You can use the axis parameter for fft and ifft, as well as broadcasting:

ss = np.ones((num_row, num_col), dtype=np.complex128)
sig = np.random.standard_normal(num_col) * 1j * np.random.standard_normal(num_col)

ss = ifft(fft(ss, axis=1) * sig, axis=1)
Nils Werner
  • 34,832
  • 7
  • 76
  • 98
1

I compared broadcast, threadpool and loop.
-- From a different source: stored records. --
template <class real, class Pub> NM_FN void env_finish2(ShW<real, 2>& w, const Model<real>& M, const Args<real>& A, int wave, int dropped, Pub&& published) {
  typedef V<real> vr;
  constexpr int kSR = (int)(sizeof(Sh<real>) / sizeof(real)), kSI = (int)(sizeof(Sh<real>) / sizeof(int));
  const V<int> lane = opaque_lane();
  const V<int> h = lane >> 5, hl = lane & 31;
  const VB h1 = h != 0;
  const V<int> env = h + wave * 2;
  const VB live = env < V<int>(A.N);
  const V<int> envc = sel(live, env, V<int>(A.N - 1));
  const bool lives[2] = {wave * 2 < A.N, wave * 2 + 1 < A.N};
  const real* rb = reinterpret_cast<const real*>(&w.e[0]);
  const int* ib = reinterpret_cast<const int*>(&w.e[0]);
  const V<int> ho = h * kSR, hoi = h * kSI;
#define SHR(field, idx) ldsv(rb, ho + ((idx) + NM_OFS(field)))
#define SHI(field, idx) ldsv(ib, hoi + ((idx) + NM_IOFS(field)))
  const VB l18 = hl < kNU;
  const V<int> l18c = sel(l18, hl, V<int>(0));
  const vr act = SHR(eact, l18c), prev_act = SHR(epact, l18c), prev_dofvel = SHR(epdv, l18c);
  vr defp;
  {
    V<int> m3 = hl % 3;
    defp = sel(m3 == 1, vr(M.default_pos[1]), sel(m3 == 0, vr(M.default_pos[0]), vr(M.default_pos[2])));
  }
  const V<int> nwarn = SHI(nwarn, V<int>(0));
  {
    V<int> hc = SHI(hcache, sel(hl < 8, hl, V<int>(0)));
    hc = sel(hl == 0, hc | (SHI(ncon, V<int>(0)) << 16), hc);
    const vr q = SHR(qpos, sel(hl < kNQ, hl, V<int>(0))), v = SHR(qvel, sel(hl < kNV, hl, V<int>(0))), wq = SHR(warm, sel(hl < kNV, hl, V<int>(0)));
    gstv(A.hullcache, hl + env * 8, hc, live & (hl < 8));
    gstv(A.qpos, hl + env * kNQ, q, live & (hl < kNQ));
    gstv(A.qvel, hl + env * kNV, v, live & (hl < kNV));
    gstv(A.qwarm, hl + env * kNV, wq, live & (hl < kNV));
    if (A.rec) {
      const VB r = live & (env == V<int>(A.rec_env));
      gstv(A.rec, hl, q, r & (hl < kNQ));
      gstv(A.rec, hl + kNQ, v, r & (hl < kNV));
      gstv(A.rec, V<int>(kNQ + kNV), to_real<real>(nwarn), r & (hl == 0));
    }
  }
  if (A.dbg) {
    if (lives[0]) env_debug(w.e[0], A, wave * 2, dropped);
    if (lives[1]) env_debug(w.e[1], A, wave * 2 + 1, 0);
  }
  if (A.stat_cnt && (dropped != 0 || wany(live & (nwarn != 0)))) {
#ifdef NM_EMUL
    A.stat_cnt[1] += dropped;
    for (int hh = 0; hh < 2; hh++) if (lives[hh]) A.stat_cnt[2] += nwarn.v[32 * hh];
#else
    if (NM_TID == 0 && dropped) nm_consume(atomicAdd(A.stat_cnt + 1, dropped));
    if (hl == 0 && live && nwarn) nm_consume(atomicAdd(A.stat_cnt + 2, nwarn));
#endif
  }
  if (A.physics_only) return;
  if (NM_ABLATE(A.ablate) & 128) return;
  NM_ESTAMP(11);

  int64_t ep[2];
  uint32_t ctr[2];
#pragma unroll
  for (int hh = 0; hh < 2; hh++) {
    ep[hh] = (((int64_t)w.e[hh].eplen_hi << 32) | (int64_t)(uint32_t)w.e[hh].eplen_lo) + 1;
    ctr[hh] = w.e[hh].ectr;
  }
  vr bq[4] = {SHR(qpos, V<int>(3)), -SHR(qpos, V<int>(4)), -SHR(qpos, V<int>(5)), -SHR(qpos, V<int>(6))};
  auto rot = [&](vr* r, const vr* v) {
    vr tx = real(2) * (bq[2] * v[2] - bq[3] * v[1]), ty = real(2) * (bq[3] * v[0] - bq[1] * v[2]), tz = real(2) * (bq[1] * v[1] - bq[2] * v[0]);
    r[0] = v[0] + bq[0] * tx + (bq[2] * tz - bq[3] * ty);
    r[1] = v[1] + bq[0] * ty + (bq[3] * tx - bq[1] * tz);
    r[2] = v[2] + bq[0] * tz + (bq[1] * ty - bq[2] * tx);
  };
  vr blv[3], bav[3], pg[3];
  {
    vr lin[3] = {SHR(cvb, V<int>(3)), SHR(cvb, V<int>(4)), SHR(cvb, V<int>(5))}, ang[3] = {SHR(cvb, V<int>(0)), SHR(cvb, V<int>(1)), SHR(cvb, V<int>(2))};
    vr gv[3] = {vr(real(0)), vr(real(0)), vr(-M.grav)};
    rot(blv, lin); rot(bav, ang); rot(pg, gv);
  }
  vr dofpos = SHR(qpos, l18c + 7), dofvel = SHR(qvel, l18c + 6);
  vr tib[6], feet[6], body = SHR(sens, V<int>(12));
#pragma unroll
  for (int l = 0; l < 6; l++) {
    feet[l] = SHR(sens, V<int>(6 + l));
    tib[l] = sel(feet[l] == vr(real(0)), SHR(sens, V<int>(l)), vr(real(0)));
  }
  vr cmd[3] = {SHR(ecmd, V<int>(0)), SHR(ecmd, V<int>(1)), SHR(ecmd, V<int>(2))};
  auto resample = [&](int hh, int which) {
    const int e = wave * 2 + hh;
    real ux, uy;
    if (A.cmd_u) { ux = gld1(A.cmd_u, (size_t)(e * 4 + 2 * which)); uy = gld1(A.cmd_u, (size_t)(e * 4 + 2 * which + 1)); }
    else {
      ux = (real)rand_u24_bits(A.seed, (uint64_t)(A.env_offset + e), ctr[hh]) * real(1.0 / 16777216.0);
      uy = (real)rand_u24_bits(A.seed, (uint64_t)(A.env_offset + e), ctr[hh] + 1) * real(1.0 / 16777216.0);
      ctr[hh] += 2;
    }
    real c0 = ux * real(2) * M.max_lin_x - M.max_lin_x, c1 = real(0), c2 = uy * real(2) * M.max_ang - M.max_ang;
    real keep = vsqrt(c0 * c0 + c1 * c1) > real(0.02) ? real(1) : real(0);
    c0 = c0 * keep; c1 = c1 * keep;
    const VB mine = hh ? h1 : !h1;
    cmd[0] = sel(mine, vr(c0), cmd[0]); cmd[1] = sel(mine, vr(c1), cmd[1]); cmd[2] = sel(mine, vr(c2), cmd[2]);
  };
  bool tos[2];
#pragma unroll
  for (int hh = 0; hh < 2; hh++) {
    bool due;
    if (ep[hh] >= 0 && ep[hh] < (1 << 22)) {
      const int e32 = (int)ep[hh], R = M.resample_every;
      const int q = (int)((float)e32 / (float)R);
      const int r = e32 - q * R;
      due = r == 0 || r == R || r == -R;
    } else due = ep[hh] % M.resample_every == 0;
    if (due && lives[hh]) resample(hh, 0);
    tos[hh] = (real)ep[hh] > M.max_ep_len;
  }
  const VB time_out = (h1 & VB(tos[1])) | (!h1 & VB(tos[0]));
  VB reset = time_out;
  {
    vr fm = feet[0];
#pragma unroll
    for (int l = 1; l < 6; l++) fm = vmax(fm, feet[l]);
    reset = reset | (fm > vr(M.term_force));
    if ((M.tibia_mode == 2) | (M.body_mode == 2)) {
      vr tm = tib[0];
#pragma unroll
      for (int l = 1; l < 6; l++) tm = vmax(tm, tib[l]);
      if (M.tibia_mode == 2) reset = reset | (tm > vr(M.tibia_max));
      if (M.body_mode == 2) reset = reset | (body > vr(M.body_max));
    }
    vr nrm = vsqrt(pg[0] * pg[0] + pg[1] * pg[1] + pg[2] * pg[2]);
    if (sizeof(real) == 8) reset = reset | (vacos(-pg[2] / nrm) > vr(real(1.0471975511965976)));
    else reset = reset | ((-pg[2] / nrm) <= vr(real(0.5)));
  }
  NM_ESTAMP(12);
  vr epsum = SHR(eepsum, sel(hl < kNREW, hl, V<int>(0)));
  const VB resetL = reset & live;
  const uint64_t rmask = ballot(resetL);
  if (rmask) {
    gstv(A.qpos, hl + env * kNQ, ldsv(M.qpos0, sel(hl < kNQ, hl, V<int>(0))), resetL & (hl < kNQ));
    gstv(A.qvel, hl + env * kNV, real(0), resetL & (hl < kNV));
#pragma unroll
    for (int hh = 0; hh < 2; hh++)
      if ((rmask >> (32 * hh)) & 1) { resample(hh, 1); ep[hh] = 0; }
#ifdef NM_EMUL
    for (int hh = 0; hh < 2; hh++)
      if ((rmask >> (32 * hh)) & 1) {
        for (int k = 0; k < kNREW; k++) A.stat_sum[k] += epsum.v[32 * hh + k];
        A.stat_cnt[0] += 1;
      }
#else
    if (resetL && hl < kNREW) nm_consume(atomicAdd(A.stat_sum + hl, epsum));
    if (resetL && hl == 0) {
      nm_consume(atomicAdd(A.stat_cnt, 1));
      if (time_out && A.to_list) nm_consume(atomicExch(A.to_list + atomicAdd(A.nto, 1), env));
    }
#endif
    epsum = sel(resetL, vr(real(0)), epsum);
  }
  published(0);
  NM_ESTAMP(13);
  vr rt[kNREW];
#pragma unroll
  for (int k = 0; k < kNREW; k++) rt[k] = vr(real(0));
  {
    vr da = prev_act - act;
    rt[R_ACTION_RATE] = hsum32(sel(l18, da * da, vr(real(0)))) * M.rew_scale[R_ACTION_RATE];
    vr sumt = ((tib[0] + tib[1]) + (tib[2] + tib[3])) + (tib[4] + tib[5]);
    if ((M.tibia_mode != 1) | (M.body_mode != 1)) {
      sumt = M.tibia_mode == 1 ? sumt : vr(real(0));
      body = M.body_mode == 1 ? body : vr(real(0));
    }
    rt[R_BODY_CONTACT] = (sumt + body) * M.rew_scale[R_BODY_CONTACT];
    vr dp = dofpos - defp;
    rt[R_DEFAULT_POS] = hsum32(sel(l18, dp * dp, vr(real(0)))) * M.rew_scale[R_DEFAULT_POS];
    vr acc = (dofvel - prev_dofvel) / M.dt;
    rt[R_DOF_ACC] = hsum32(sel(l18, acc * acc, vr(real(0)))) * M.rew_scale[R_DOF_ACC];
    rt[R_ORIENTATION] = (pg[0] * pg[0] + pg[1] * pg[1]) * M.rew_scale[R_ORIENTATION];
    vr ea = (cmd[2] - bav[2]) * (cmd[2] - bav[2]);
    rt[R_TRACK_ANG] = vexp(-ea / M.sigma) * M.rew_scale[R_TRACK_ANG];
    vr el = (cmd[0] - blv[0]) * (cmd[0] - blv[0]) + (cmd[1] - blv[1]) * (cmd[1] - blv[1]);
    rt[R_TRACK_LIN] = vexp(-el / M.sigma) * M.rew_scale[R_TRACK_LIN];
    rt[R_TERMINATION] = sel(reset & !time_out, vr(M.rew_scale[R_TERMINATION]), vr(real(0)));
    if (M.rew_extra) {
      rt[R_ANG_VEL_XY] = (bav[0] * bav[0] + bav[1] * bav[1]) * M.rew_scale[R_ANG_VEL_XY];
      vr dh = SHR(bh, V<int>(0)) - M.base_h_target;
      rt[R_BASE_HEIGHT] = dh * dh * M.rew_scale[R_BASE_HEIGHT];
      rt[R_DOF_VEL] = hsum32(sel(l18, dofvel * dofvel, vr(real(0)))) * M.rew_scale[R_DOF_VEL];
      rt[R_LIN_VEL_Z] = blv[2] * blv[2] * M.rew_scale[R_LIN_VEL_Z];
      vr still = sel(vsqrt(cmd[0] * cmd[0] + cmd[1] * cmd[1]) < vr(real(0.01)), vr(real(1)), vr(real(0)));
      rt[R_STAND_STILL] = hsum32(sel(l18, vabs(dp), vr(real(0)))) * still * M.rew_scale[R_STAND_STILL];
      const VB l6 = hl < kNLEG;
      const V<int> l6c = sel(l6, hl, V<int>(0));
      const vr ff = SHR(sens, l6c + 6);
      vr over = sel(ff > vr(M.max_contact_force), ff - M.max_contact_force, vr(real(0)));
      rt[R_FEET_CONTACT] = hsum32(sel(l6, over * over, vr(real(0)))) * M.rew_scale[R_FEET_CONTACT];
      if (M.rew_scale[R_FEET_AIR_TIME] != real(0)) {
        vr air = gldv(A.feetair, l6c + envc * kNLEG);
        const V<int> fl = gldv(A.feetflags, envc);
        air = sel(reset, vr(real(0)), air);
        const VB contact = ff > vr(real(1));
        const VB filt = contact | (((fl >> l6c) & 1) != 0);
        const VB lastf = ((fl >> (l6c + kNLEG)) & 1) != 0;
        air = air + M.dt;
        air = sel(filt == lastf, air, vr(real(0)));
        const vr single = sel(air > vr(real(1)), air - real(1), vr(real(0))) + sel(air < vr(real(0.5)), real(0.5) - air, vr(real(0)));
        rt[R_FEET_AIR_TIME] = hsum32(sel(l6, single * single, vr(real(0)))) * M.rew_scale[R_FEET_AIR_TIME];
        gstv(A.feetair, l6c + env * kNLEG, air, live & l6);
        const uint64_t bc = ballot(l6 & contact), bf = ballot(l6 & filt);
        const int nf0 = (int)((bc & 63) | ((bf & 63) << kNLEG)), nf1 = (int)(((bc >> 32) & 63) | (((bf >> 32) & 63) << kNLEG));
        gstv(A.feetflags, env, sel(h1, V<int>(nf1), V<int>(nf0)), live & (hl == 0));
      }
    }
  }
  vr rew = vr(real(0));
#pragma unroll
  for (int k = 0; k < kNREW; k++) rew = rew + rt[k];
  {
    vr add = vr(real(0));
#pragma unroll
    for (int k = 0; k < kNREW; k++) add = sel(hl == k, rt[k], add);
    gstv(A.epsum, hl + env * kNREW, epsum + add, live & (hl < kNREW));
  }
  published(1);
  NM_ESTAMP(14);
  if (!(NM_ABLATE(A.ablate) & 256)) {
    vr head[12] = {blv[0] * M.obs_lin, blv[1] * M.obs_lin, blv[2] * M.obs_lin, bav[0] * M.obs_ang, bav[1] * M.obs_ang, bav[2] * M.obs_ang,
                   pg[0], pg[1], pg[2], cmd[0] * M.obs_lin, cmd[1] * M.obs_lin, cmd[2] * M.obs_ang};
    vr o = vr(real(0));
#pragma unroll
    for (int k = 0; k < 12; k++) o = sel(hl == k, head[k], o);
    auto put = [&](const vr& x0, const V<int>& idx, const VB& m0) {
      const VB m = m0 & live;
      vr x = x0;
      if (A.noise_vec) {
        auto nz = [&](int k, int e) {
          real u = A.noise_u ? gld1(A.noise_u, (size_t)e * kNOBS + k)
                             : (real)rand_u24_bits(A.seed + kNoiseKey, (uint64_t)(A.env_offset + e), (uint32_t)(A.noise_step * kNOBS + k)) * real(1.0 / 16777216.0);
          return (real(2) * u - real(1)) * gld1(A.noise_vec, (size_t)k);
        };
#ifdef NM_EMUL
        for (int i = 0; i < NM_WAVE; i++) if (m.v[i]) x.v[i] = x.v[i] + nz(idx.v[i], env.v[i]);
#else
        if (m) x = x + nz(idx, env);
#endif
      }
      vr cx = vmin(vmax(x, vr(-M.clip_obs)), vr(M.clip_obs));
#ifdef NM_EMUL
      for (int i = 0; i < NM_WAVE; i++) if (m.v[i]) A.obs[(size_t)env.v[i] * kNOBS + idx.v[i]] = (float)cx.v[i];
#else
      if (m) gst1(A.obs, (size_t)env * kNOBS + idx, (float)cx);
#endif
    };
    put(o, hl, hl < 12);
    put((dofpos - defp) * M.obs_dofpos, hl + 12, l18);
    put(dofvel * M.obs_dofvel, hl + 30, l18);
    put(act, hl + 48, l18);
  }
  NM_ESTAMP(15);
  gstv(A.dofpos, hl + env * kNU, dofpos, live & l18);
  gstv(A.dofvel, hl + env * kNU, dofvel, live & l18);
  gstv(A.act, hl + env * kNU, act, live & l18);
  {
    vr cv = sel(hl == 0, cmd[0], sel(hl == 1, cmd[1], cmd[2]));
    gstv(A.cmd, hl + env * 3, cv, live & (hl < 3));
  }
#ifdef NM_EMUL
  for (int hh = 0; hh < 2; hh++)
    if (lives[hh]) {
      const int e = wave * 2 + hh, l0 = 32 * hh;
      A.eplen[e] = ep[hh]; A.rngctr[e] = ctr[hh]; A.rew[e] = (float)rew.v[l0];
      if (A.ret_acc) A.ret_acc[e] += (float)rew.v[l0];
      A.done[e] = (int64_t)(reset.v[l0] ? 1 : 0); A.timeout_now[e] = time_out.v[l0] ? 1.0f : 0.0f;
    }
#else
  if (hl == 0 && live) {
    gst1(A.eplen, (size_t)env, h1 ? ep[1] : ep[0]);
    gst1(A.rngctr, (size_t)env, h1 ? ctr[1] : ctr[0]);
    gst1(A.rew, (size_t)env, (float)rew);
    if (A.ret_acc) gadd1(A.ret_acc, (size_t)env, (float)rew);
    gst1(A.done, (size_t)env, (int64_t)(reset ? 1 : 0));
    gst1(A.timeout_now, (size_t)env, time_out ? 1.0f : 0.0f);
  }
#endif
#undef SHR
#undef SHI
}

In this case, ThreadPool had the best performance.

# %% Import
# Standard library imports
import time
from multiprocessing.pool import ThreadPool

# Third party imports
from numpy import zeros, complex128, allclose
from numpy.fft import fft, ifft
from numpy.random import standard_normal


# %% Generate data
n_row, n_col = 6000, 13572

ss = standard_normal((n_row, n_col)) + 1j * standard_normal((n_row, n_col))
sig = standard_normal(n_col) + 1j * standard_normal(n_col)
ss_loop = zeros((n_row, n_col), dtype=complex128)
ss_thread = zeros((n_row, n_col), dtype=complex128)

# %% Loop processing
start_time = time.time()
for idx in range(n_row):
    ss_loop[idx, :] = ifft(fft(ss[idx, :]) * sig)
print(f'loop elapsed time : {time.time() - start_time}')

# %% Broadcast processing
start_time = time.time()
ss_broad = ifft(fft(ss, axis=1) * sig, axis=1)
print(f'broadcast elapsed time : {time.time() - start_time}')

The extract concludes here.